*** Opening INPUT FOR THIS TASK ***
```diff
@@ -315,26 +383,38 @@
 
       constexpr int kRoundRegs = Cfg::kStageCols / 2;
       auto stage = [&]() {
-        const int w4 = (warp & 3), srow = wg * 64 + w4 * 16 + (lane >> 2), scol = 2 * (lane & 3);
-#pragma unroll
-        for (int j = 0; j < Cfg::kStageCols / 8; ++j) {
-          *reinterpret_cast<float2*>(s_acc + srow * Cfg::kAccPitch + 8 * j + scol) = make_float2(acc[4 * j], acc[4 * j + 1]);
-          *reinterpret_cast<float2*>(s_acc + (srow + 8) * Cfg::kAccPitch + 8 * j + scol) = make_float2(acc[4 * j + 2], acc[4 * j + 3]);
+#pragma unroll
+        for (int h = 0; h < kHalves; ++h) {
+          const int w4 = (warp & 3), srow = (kPP ? h : wg) * 64 + w4 * 16 + (lane >> 2), scol = 2 * (lane & 3);
+#pragma unroll
+          for (int j = 0; j < Cfg::kStageCols / 8; ++j) {
+            *reinterpret_cast<float2*>(s_acc + srow * Cfg::kAccPitch + 8 * j + scol) = make_float2(acc[h][4 * j], acc[h][4 * j + 1]);
+            *reinterpret_cast<float2*>(s_acc + (srow + 8) * Cfg::kAccPitch + 8 * j + scol) = make_float2(acc[h][4 * j + 2], acc[h][4 * j + 3]);
+          }
         }
       };
-      named_bar_sync(2, kEpiThreads);
+      if constexpr (kPP) {
+        if (tile != first_tile) {
+          mbar_wait(stage_free + 8 * wg, free_ph);
+          free_ph ^= 1;
+        }
+      } else {
+        named_bar_sync(ebar, kEpi);
+      }
       stage();
       if constexpr (Cfg::kStageRounds > 1) {
 #pragma unroll
-        for (int i = 0; i < kRoundRegs; ++i) acc[i] = acc[kRoundRegs + i];
+        for (int h = 0; h < kHalves; ++h)
+#pragma unroll
+          for (int i = 0; i < kRoundRegs; ++i) acc[h][i] = acc[h][kRoundRegs + i];
       }
 
       const int bkey = p.rowbias ? b0 : 0;
       if (n0 != staged_n0 || bkey != staged_b0) {
         staged_n0 = n0; staged_b0 = bkey;
-        bias_buf ^= 1;
+        if constexpr (!kPP) bias_buf ^= 1;
         float* wb = s_stats + 16 * BLOCK_N + bias_buf * 4 * BLOCK_N;
-        for (int i = et; i < p.bb * BLOCK_N; i += kEpiThreads) {
+        for (int i = et; i < p.bb * BLOCK_N; i += kEpi) {
           const int sg = i / BLOCK_N, c = i % BLOCK_N;
           const int n = n0 + c, bgl = b0 + sg;
           float bv = 0.f;
@@ -346,7 +426,7 @@
         }
       }
       const float* s_bias = s_stats + 16 * BLOCK_N + bias_buf * 4 * BLOCK_N;
-      float* s_part = s_stats + (vit & 1) * 8 * BLOCK_N;
+      float* s_part = s_stats + (kPP ? wg : (vit & 1)) * 8 * BLOCK_N;
       uint4 rbuf[8];
       auto prefetch_res = [&](int ch) {
         const int nbp = n0 + ch * 32;
@@ -388,10 +468,10 @@
 #pragma unroll 1
       for (int rnd = 0; rnd < Cfg::kStageRounds; ++rnd) {
         if (rnd > 0) {
-          named_bar_sync(2, kEpiThreads);
+          named_bar_sync(ebar, kEpi);
           stage();
         }
-        named_bar_sync(2, kEpiThreads);
+        named_bar_sync(ebar, kEpi);
 
 #pragma unroll 1
         for (int ch = ch0 + rnd * kRoundChunks; ch < (rnd + 1) * kRoundChunks && active; ch += kChunkStep) {
@@ -571,10 +651,13 @@
           }
         }
       }
+      if constexpr (kPP) {
+        named_bar_sync(ebar, kEpi);
+        if (wt == 0) mbar_arrive(stage_free + 8 * (wg ^ 1));
+      }
       if (!GNB && p.stats && splits == 1) {
-        named_bar_sync(1, kEpiThreads);
         const int warps_per_seg = rows_per_b >= 128 ? 4 : rows_per_b / 32;
-        for (int i0 = 0; i0 < p.bb * BLOCK_N; i0 += kEpiThreads) {
+        for (int i0 = 0; i0 < p.bb * BLOCK_N; i0 += kEpi) {
           const int i = i0 + et;
           const int sg = i / BLOCK_N, c = i % BLOCK_N;
           const int bgl = b0 + sg, n = n0 + c;
diff --git a/meshdiffusion_b200/csrc/ptx.cuh b/meshdiffusion_b200/csrc/ptx.cuh
--- a/meshdiffusion_b200/csrc/ptx.cuh
+++ b/meshdiffusion_b200/csrc/ptx.cuh
@@ -114,6 +114,21 @@
       : "l"(a), "l"(b), "r"(scale_d));
 }
 
+template <int TB>
+__device__ __forceinline__ void wgmma_m64n128k16_bf16_rs(float (&d)[64], const uint32_t (&a)[4], uint64_t b, uint32_t scale_d) {
+  asm volatile(
+      "{\n\t.reg .pred p;\n\tsetp.ne.b32 p, %69, 0;\n\t"
+      "wgmma.mma_async.sync.aligned.m64n128k16.f32.bf16.bf16 "
+      "{%0, %1, %2, %3, %4, %5, %6, %7, %8, %9, %10, %11, %12, %13, %14, %15, %16, %17, %18, %19, %20, %21, %22, %23, %24, %25, %26, %27, %28, %29, %30, %31, %32, %33, %34, %35, %36, %37, %38, %39, %40, %41, %42, %43, %44, %45, %46, %47, %48, %49, %50, %51, %52, %53, %54, %55, %56, %57, %58, %59, %60, %61, %62, %63}, "
+      "{%64, %65, %66, %67}, %68, p, 1, 1, %70;\n\t}"
+      : "+f"(d[0]), "+f"(d[1]), "+f"(d[2]), "+f"(d[3]), "+f"(d[4]), "+f"(d[5]), "+f"(d[6]), "+f"(d[7]), "+f"(d[8]), "+f"(d[9]), "+f"(d[10]), "+f"(d[11]), "+f"(d[12]), "+f"(d[13]), "+f"(d[14]), "+f"(d[15]), "+f"(d[16]), "+f"(d[17]), "+f"(d[18]), "+f"(d[19]), "+f"(d[20]), "+f"(d[21]), "+f"(d[22]), "+f"(d[23]), "+f"(d[24]), "+f"(d[25]), "+f"(d[26]), "+f"(d[27]), "+f"(d[28]), "+f"(d[29]), "+f"(d[30]), "+f"(d[31]), "+f"(d[32]), "+f"(d[33]), "+f"(d[34]), "+f"(d[35]), "+f"(d[36]), "+f"(d[37]), "+f"(d[38]), "+f"(d[39]), "+f"(d[40]), "+f"(d[41]), "+f"(d[42]), "+f"(d[43]), "+f"(d[44]), "+f"(d[45]), "+f"(d[46]), "+f"(d[47]), "+f"(d[48]), "+f"(d[49]), "+f"(d[50]), "+f"(d[51]), "+f"(d[52]), "+f"(d[53]), "+f"(d[54]), "+f"(d[55]), "+f"(d[56]), "+f"(d[57]), "+f"(d[58]), "+f"(d[59]), "+f"(d[60]), "+f"(d[61]), "+f"(d[62]), "+f"(d[63])
+      : "r"(a[0]), "r"(a[1]), "r"(a[2]), "r"(a[3]), "l"(b), "r"(scale_d), "n"(TB));
+}
+__device__ __forceinline__ void ldmatrix_x4(uint32_t (&r)[4], uint32_t saddr) {
+  asm volatile("ldmatrix.sync.aligned.m8n8.x4.shared.b16 {%0, %1, %2, %3}, [%4];"
+               : "=r"(r[0]), "=r"(r[1]), "=r"(r[2]), "=r"(r[3]) : "r"(saddr) : "memory");
+}
+
 template <int TA, int TB>
 __device__ __forceinline__ void wgmma_m64n64k16_bf16(float (&d)[32], uint64_t a, uint64_t b, uint32_t scale_d) {
   asm volatile(
```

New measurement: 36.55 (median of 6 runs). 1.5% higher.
*** Closing INPUT FOR THIS TASK ***
* EXERCISE OBJECTIVE *
From the listing, copy each line containing the word "csrc".

* SOLUTION TO THE EXERCISE *
diff --git a/meshdiffusion_b200/csrc/ptx.cuh b/meshdiffusion_b200/csrc/ptx.cuh
--- a/meshdiffusion_b200/csrc/ptx.cuh
+++ b/meshdiffusion_b200/csrc/ptx.cuh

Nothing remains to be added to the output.